# Work to complete
From the entries that follow, extract each line holding the string "lines".

Recorded information: Begin

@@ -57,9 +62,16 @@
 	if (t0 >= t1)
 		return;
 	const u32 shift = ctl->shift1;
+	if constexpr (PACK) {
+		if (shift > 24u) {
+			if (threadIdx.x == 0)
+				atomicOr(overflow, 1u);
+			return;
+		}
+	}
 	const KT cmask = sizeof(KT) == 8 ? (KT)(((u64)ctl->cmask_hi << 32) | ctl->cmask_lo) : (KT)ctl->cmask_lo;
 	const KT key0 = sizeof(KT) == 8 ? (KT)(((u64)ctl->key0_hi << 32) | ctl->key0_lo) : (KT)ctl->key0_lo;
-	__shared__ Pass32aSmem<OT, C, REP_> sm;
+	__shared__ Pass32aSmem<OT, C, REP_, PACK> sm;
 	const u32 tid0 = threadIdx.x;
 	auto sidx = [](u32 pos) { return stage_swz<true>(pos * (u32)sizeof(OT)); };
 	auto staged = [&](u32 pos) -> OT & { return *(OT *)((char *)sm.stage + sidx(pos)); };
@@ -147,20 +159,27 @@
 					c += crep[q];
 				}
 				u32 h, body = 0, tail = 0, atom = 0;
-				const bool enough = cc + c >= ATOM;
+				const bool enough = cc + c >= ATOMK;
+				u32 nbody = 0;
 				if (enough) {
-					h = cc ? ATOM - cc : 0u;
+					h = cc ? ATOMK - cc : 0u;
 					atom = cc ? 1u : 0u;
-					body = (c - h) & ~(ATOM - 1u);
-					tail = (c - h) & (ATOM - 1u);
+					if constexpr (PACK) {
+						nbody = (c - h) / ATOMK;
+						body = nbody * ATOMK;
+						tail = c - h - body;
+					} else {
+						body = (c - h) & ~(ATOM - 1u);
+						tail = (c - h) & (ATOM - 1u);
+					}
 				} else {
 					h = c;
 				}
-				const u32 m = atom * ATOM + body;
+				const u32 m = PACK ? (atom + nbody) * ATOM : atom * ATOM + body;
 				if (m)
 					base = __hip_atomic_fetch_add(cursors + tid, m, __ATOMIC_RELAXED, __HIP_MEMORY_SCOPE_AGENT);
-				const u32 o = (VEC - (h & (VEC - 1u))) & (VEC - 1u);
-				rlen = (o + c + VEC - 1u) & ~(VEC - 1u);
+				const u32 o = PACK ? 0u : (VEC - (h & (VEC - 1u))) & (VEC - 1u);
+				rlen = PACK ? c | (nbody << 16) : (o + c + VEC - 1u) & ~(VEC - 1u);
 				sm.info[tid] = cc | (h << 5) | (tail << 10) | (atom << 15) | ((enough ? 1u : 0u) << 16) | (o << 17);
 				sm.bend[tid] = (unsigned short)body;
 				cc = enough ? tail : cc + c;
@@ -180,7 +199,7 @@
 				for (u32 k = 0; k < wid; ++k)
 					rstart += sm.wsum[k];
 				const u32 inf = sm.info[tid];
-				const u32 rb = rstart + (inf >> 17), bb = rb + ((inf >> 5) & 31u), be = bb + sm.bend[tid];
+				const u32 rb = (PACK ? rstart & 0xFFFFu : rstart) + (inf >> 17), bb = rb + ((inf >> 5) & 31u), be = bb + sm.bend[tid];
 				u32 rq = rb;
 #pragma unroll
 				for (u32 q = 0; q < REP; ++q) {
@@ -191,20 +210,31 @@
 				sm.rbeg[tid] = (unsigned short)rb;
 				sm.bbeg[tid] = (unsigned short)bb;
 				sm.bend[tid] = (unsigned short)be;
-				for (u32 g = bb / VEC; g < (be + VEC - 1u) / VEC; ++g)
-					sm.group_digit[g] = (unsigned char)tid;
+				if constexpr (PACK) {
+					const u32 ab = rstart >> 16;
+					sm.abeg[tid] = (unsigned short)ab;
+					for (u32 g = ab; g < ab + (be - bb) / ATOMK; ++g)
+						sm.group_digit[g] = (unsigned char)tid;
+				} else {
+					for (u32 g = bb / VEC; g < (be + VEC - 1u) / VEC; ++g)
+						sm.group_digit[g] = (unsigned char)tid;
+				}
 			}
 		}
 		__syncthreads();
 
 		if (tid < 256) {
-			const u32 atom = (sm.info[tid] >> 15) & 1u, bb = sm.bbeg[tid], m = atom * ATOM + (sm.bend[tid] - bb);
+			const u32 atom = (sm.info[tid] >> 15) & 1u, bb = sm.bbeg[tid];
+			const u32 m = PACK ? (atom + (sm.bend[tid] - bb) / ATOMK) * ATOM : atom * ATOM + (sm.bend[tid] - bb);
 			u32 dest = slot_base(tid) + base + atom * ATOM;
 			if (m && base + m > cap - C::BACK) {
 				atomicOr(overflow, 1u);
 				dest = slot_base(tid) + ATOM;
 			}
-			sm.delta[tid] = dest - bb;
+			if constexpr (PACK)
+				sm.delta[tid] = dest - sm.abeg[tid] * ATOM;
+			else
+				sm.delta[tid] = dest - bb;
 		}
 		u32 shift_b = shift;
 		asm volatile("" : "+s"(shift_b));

Recorded information: End
Recorded information: Begin

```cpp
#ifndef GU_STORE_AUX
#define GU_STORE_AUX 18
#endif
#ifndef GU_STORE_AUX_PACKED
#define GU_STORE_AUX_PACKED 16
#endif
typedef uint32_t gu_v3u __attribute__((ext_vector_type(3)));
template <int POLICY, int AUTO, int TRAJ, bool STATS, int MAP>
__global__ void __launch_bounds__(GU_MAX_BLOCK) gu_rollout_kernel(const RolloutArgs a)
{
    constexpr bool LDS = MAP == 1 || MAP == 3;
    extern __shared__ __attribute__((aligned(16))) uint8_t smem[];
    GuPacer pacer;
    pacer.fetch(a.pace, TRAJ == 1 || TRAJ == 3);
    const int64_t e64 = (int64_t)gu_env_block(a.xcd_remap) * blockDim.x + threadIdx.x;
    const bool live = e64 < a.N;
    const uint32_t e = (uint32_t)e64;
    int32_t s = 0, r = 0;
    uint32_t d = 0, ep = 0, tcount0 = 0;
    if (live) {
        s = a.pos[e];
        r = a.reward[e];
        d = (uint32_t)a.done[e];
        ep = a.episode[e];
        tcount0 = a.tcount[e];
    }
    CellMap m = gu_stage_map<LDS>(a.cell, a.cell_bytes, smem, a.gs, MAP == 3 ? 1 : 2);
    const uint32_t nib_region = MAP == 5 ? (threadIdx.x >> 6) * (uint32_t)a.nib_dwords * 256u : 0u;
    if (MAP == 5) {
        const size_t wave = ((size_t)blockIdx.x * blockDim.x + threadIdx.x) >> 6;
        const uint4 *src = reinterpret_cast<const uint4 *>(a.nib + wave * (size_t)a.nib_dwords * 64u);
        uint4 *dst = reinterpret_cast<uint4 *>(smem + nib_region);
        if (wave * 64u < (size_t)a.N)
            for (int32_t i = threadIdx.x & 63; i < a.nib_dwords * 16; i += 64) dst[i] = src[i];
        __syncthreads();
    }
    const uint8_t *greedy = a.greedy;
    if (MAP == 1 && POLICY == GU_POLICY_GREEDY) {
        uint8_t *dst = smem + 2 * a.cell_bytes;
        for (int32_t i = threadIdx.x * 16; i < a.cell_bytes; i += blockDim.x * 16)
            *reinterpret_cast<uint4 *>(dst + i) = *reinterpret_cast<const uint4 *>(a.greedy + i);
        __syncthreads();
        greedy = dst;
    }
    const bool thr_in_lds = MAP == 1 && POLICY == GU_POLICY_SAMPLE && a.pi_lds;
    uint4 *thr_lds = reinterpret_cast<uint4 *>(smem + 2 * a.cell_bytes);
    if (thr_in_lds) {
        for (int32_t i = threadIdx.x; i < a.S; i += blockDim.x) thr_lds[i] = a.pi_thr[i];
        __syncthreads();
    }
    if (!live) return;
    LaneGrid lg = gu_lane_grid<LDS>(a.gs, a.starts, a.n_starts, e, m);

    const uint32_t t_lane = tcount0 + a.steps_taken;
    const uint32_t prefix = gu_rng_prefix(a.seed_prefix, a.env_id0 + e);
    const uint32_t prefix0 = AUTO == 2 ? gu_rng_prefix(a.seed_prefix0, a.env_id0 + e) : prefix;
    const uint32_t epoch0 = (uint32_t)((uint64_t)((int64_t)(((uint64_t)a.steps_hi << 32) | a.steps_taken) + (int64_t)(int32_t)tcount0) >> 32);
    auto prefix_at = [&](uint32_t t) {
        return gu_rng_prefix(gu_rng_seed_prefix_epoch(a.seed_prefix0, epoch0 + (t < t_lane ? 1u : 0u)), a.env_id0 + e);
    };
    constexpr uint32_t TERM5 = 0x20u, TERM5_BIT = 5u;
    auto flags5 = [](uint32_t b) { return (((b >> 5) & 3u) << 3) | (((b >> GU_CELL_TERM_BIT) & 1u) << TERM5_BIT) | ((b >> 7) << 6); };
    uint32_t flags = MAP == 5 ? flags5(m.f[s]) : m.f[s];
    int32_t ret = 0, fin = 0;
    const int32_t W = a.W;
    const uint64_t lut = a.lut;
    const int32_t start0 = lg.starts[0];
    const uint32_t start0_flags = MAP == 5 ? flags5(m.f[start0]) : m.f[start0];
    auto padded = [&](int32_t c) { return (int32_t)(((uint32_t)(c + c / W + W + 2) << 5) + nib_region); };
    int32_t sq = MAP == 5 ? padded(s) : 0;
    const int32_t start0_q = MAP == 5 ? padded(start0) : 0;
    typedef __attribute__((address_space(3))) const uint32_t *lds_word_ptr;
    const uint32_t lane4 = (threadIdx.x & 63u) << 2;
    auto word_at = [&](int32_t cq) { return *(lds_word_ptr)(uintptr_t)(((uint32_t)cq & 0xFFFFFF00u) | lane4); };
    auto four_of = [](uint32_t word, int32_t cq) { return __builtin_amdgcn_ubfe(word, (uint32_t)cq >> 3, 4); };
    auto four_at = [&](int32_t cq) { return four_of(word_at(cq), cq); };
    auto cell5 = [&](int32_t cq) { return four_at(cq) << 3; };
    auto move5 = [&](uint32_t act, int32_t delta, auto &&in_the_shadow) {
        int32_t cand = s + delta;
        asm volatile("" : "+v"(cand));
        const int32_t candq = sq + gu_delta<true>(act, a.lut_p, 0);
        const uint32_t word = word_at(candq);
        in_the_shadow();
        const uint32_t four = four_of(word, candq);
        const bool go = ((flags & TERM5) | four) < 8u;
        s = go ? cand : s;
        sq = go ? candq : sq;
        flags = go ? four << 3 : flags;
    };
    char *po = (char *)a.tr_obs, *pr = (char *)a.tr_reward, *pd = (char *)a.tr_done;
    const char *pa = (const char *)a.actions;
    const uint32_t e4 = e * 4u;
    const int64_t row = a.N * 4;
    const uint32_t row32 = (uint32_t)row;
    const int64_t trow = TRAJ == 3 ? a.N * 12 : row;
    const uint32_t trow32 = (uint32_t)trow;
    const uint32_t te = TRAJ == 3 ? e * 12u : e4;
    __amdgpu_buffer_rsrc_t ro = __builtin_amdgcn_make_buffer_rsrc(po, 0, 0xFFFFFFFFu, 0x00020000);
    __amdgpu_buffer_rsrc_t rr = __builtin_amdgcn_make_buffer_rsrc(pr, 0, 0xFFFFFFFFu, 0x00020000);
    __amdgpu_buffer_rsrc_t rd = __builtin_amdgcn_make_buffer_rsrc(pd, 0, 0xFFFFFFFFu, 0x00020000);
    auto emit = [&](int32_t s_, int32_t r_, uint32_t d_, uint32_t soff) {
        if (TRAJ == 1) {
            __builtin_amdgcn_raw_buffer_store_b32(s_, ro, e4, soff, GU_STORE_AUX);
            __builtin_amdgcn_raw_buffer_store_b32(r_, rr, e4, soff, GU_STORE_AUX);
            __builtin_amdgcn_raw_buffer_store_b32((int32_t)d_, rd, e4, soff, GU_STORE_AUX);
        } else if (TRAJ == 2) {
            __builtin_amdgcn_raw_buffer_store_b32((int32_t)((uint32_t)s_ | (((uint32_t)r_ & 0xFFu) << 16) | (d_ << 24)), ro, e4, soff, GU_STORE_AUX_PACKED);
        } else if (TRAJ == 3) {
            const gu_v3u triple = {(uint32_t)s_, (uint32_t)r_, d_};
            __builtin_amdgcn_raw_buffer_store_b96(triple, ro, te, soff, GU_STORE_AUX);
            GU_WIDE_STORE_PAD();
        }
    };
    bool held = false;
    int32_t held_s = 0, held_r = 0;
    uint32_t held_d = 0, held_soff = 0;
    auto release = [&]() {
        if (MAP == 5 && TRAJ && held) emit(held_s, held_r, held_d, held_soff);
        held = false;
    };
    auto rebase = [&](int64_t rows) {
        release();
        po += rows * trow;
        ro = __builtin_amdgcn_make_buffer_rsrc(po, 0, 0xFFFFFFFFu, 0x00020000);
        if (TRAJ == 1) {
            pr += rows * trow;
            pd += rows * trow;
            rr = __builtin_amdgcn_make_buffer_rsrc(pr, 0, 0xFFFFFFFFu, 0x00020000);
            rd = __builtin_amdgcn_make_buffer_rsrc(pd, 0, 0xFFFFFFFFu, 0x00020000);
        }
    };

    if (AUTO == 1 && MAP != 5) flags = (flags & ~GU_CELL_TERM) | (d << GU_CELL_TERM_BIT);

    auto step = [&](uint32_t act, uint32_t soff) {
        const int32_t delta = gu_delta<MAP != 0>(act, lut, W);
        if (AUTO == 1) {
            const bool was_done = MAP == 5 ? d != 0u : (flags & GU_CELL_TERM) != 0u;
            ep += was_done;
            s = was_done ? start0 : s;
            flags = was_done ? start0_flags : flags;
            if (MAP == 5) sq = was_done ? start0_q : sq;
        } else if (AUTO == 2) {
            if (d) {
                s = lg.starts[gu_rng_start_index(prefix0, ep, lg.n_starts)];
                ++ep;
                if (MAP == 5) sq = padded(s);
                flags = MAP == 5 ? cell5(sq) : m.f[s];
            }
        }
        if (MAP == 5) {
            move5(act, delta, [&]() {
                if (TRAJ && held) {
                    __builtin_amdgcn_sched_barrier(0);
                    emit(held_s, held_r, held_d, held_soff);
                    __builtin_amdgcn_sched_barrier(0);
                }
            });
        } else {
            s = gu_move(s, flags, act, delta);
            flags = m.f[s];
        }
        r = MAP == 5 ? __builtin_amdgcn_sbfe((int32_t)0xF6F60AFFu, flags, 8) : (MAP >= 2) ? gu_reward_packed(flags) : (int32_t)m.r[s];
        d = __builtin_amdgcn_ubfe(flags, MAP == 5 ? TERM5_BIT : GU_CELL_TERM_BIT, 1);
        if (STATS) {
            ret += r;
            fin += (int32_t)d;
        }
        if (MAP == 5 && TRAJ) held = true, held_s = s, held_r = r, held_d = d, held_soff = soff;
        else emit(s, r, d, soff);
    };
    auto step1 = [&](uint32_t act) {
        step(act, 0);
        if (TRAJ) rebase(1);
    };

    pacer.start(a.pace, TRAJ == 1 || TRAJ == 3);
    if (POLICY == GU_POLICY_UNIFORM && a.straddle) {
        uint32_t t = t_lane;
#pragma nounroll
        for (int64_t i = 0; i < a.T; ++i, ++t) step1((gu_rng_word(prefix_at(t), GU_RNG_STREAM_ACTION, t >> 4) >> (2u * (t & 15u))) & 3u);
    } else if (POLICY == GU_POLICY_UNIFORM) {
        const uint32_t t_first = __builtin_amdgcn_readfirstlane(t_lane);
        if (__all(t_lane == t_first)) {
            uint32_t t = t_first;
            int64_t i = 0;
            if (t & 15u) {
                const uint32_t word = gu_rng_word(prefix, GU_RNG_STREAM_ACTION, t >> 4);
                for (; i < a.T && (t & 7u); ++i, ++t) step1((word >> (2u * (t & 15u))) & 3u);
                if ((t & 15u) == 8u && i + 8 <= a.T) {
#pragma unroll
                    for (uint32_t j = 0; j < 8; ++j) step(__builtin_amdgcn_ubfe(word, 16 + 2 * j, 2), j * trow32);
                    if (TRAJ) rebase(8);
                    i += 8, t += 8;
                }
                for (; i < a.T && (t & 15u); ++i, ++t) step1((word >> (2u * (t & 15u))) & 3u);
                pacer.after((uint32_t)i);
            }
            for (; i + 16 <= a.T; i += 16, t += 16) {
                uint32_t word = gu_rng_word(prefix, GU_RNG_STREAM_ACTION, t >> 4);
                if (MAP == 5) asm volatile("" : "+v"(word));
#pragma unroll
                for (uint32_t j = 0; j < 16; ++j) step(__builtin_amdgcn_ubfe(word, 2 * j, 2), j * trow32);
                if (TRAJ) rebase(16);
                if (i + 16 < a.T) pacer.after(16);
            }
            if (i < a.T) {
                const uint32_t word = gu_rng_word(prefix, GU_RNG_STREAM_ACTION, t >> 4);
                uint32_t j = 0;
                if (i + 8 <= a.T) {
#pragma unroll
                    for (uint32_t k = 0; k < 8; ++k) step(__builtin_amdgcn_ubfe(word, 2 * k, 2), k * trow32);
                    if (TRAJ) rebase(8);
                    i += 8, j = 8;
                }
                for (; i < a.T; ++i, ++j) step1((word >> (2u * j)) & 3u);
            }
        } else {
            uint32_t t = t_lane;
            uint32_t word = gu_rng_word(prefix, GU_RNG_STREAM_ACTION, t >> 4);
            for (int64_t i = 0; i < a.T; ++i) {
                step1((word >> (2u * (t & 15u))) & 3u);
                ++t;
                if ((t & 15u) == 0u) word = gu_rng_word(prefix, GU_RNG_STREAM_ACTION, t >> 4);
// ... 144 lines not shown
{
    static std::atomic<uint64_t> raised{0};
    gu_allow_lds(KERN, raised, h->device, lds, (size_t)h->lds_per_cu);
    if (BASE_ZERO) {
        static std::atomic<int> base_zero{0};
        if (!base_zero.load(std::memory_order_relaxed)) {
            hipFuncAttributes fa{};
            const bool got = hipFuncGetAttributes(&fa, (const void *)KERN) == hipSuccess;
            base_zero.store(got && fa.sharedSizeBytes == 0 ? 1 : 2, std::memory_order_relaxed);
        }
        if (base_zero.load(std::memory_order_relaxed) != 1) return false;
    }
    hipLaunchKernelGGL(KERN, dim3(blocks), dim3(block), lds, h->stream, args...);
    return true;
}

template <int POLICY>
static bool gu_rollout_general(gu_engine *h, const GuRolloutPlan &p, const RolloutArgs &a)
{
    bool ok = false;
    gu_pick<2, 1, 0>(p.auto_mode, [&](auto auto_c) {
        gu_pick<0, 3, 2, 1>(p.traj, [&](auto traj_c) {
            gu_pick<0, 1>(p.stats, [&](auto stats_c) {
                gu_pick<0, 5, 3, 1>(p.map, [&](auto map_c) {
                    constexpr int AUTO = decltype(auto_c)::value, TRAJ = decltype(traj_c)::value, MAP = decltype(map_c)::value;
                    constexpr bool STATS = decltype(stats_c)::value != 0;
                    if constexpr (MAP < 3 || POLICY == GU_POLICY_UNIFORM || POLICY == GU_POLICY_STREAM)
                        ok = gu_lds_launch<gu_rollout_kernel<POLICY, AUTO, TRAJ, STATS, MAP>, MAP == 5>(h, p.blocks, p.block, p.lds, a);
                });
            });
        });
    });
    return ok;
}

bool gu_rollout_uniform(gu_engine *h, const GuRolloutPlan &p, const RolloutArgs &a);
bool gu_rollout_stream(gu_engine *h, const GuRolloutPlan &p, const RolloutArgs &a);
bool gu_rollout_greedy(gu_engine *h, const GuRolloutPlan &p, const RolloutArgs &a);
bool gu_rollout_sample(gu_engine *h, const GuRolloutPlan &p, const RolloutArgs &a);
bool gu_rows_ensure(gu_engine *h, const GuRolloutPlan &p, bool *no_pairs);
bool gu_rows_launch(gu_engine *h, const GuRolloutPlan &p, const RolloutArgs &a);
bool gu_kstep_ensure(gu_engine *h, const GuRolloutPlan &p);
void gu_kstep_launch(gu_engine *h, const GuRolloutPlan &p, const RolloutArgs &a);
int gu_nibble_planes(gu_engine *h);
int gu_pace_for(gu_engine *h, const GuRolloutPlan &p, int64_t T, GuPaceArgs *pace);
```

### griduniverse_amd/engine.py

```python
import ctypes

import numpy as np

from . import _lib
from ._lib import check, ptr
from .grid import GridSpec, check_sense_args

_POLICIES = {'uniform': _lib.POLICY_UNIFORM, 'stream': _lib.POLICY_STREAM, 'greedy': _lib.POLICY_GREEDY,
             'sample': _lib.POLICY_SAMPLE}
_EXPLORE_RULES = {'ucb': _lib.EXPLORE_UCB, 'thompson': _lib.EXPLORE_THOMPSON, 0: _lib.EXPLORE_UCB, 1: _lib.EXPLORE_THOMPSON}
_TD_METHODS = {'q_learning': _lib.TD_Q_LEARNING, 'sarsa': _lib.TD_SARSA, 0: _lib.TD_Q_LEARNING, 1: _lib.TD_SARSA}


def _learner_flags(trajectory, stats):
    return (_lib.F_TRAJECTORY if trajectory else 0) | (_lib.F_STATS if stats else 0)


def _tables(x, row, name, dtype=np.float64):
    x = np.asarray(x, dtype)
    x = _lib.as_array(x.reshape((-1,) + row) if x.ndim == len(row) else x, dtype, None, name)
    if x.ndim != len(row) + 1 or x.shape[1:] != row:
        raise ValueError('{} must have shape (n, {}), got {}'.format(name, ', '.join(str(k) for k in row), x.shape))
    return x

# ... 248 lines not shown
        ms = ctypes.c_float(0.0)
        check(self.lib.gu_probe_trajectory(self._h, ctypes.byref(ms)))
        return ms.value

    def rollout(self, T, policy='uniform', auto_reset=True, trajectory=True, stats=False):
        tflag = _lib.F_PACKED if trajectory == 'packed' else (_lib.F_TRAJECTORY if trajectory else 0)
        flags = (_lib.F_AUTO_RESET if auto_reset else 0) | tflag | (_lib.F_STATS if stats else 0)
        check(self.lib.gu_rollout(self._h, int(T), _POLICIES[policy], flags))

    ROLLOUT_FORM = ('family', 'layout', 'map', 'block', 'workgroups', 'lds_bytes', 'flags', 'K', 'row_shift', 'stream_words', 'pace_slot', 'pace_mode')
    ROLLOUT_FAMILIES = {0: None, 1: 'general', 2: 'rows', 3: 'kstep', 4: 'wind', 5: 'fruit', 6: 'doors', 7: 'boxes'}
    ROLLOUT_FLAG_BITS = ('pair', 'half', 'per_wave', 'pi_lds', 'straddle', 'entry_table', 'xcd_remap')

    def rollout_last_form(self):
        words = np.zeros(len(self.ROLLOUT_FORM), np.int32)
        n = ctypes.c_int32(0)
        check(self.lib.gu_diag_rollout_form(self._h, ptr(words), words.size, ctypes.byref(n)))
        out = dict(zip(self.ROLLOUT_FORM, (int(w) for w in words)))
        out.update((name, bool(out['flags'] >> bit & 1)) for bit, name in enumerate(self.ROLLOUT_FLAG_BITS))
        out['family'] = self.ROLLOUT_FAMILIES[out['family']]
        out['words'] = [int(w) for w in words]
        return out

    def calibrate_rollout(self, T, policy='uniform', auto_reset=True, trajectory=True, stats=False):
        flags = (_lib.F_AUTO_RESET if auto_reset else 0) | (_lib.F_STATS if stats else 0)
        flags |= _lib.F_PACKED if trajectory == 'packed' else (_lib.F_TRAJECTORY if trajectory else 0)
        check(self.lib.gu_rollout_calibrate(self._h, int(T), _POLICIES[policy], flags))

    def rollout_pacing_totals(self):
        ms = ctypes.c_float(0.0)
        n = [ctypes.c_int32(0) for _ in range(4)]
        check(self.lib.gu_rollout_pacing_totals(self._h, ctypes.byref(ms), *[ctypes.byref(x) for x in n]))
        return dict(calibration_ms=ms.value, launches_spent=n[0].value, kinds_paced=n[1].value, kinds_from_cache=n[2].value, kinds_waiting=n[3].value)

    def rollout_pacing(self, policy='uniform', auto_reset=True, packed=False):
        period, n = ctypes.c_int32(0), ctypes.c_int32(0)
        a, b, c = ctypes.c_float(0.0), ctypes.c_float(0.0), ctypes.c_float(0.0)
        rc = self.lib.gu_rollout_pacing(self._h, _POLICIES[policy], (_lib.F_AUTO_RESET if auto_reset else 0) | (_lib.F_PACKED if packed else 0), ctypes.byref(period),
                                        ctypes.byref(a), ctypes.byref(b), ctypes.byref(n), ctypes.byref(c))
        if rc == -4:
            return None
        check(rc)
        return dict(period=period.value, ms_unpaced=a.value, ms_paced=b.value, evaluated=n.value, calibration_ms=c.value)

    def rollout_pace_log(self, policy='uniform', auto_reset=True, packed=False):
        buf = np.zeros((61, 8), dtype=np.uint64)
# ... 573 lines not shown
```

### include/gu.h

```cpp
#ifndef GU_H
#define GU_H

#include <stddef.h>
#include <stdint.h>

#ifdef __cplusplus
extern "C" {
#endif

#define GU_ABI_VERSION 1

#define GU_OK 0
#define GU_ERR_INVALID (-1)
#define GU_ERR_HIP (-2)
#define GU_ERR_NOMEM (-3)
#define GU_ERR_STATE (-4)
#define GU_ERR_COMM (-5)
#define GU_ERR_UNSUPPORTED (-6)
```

Recorded information: End

# Written answer
// ... 144 lines not shown
# ... 248 lines not shown
# ... 573 lines not shown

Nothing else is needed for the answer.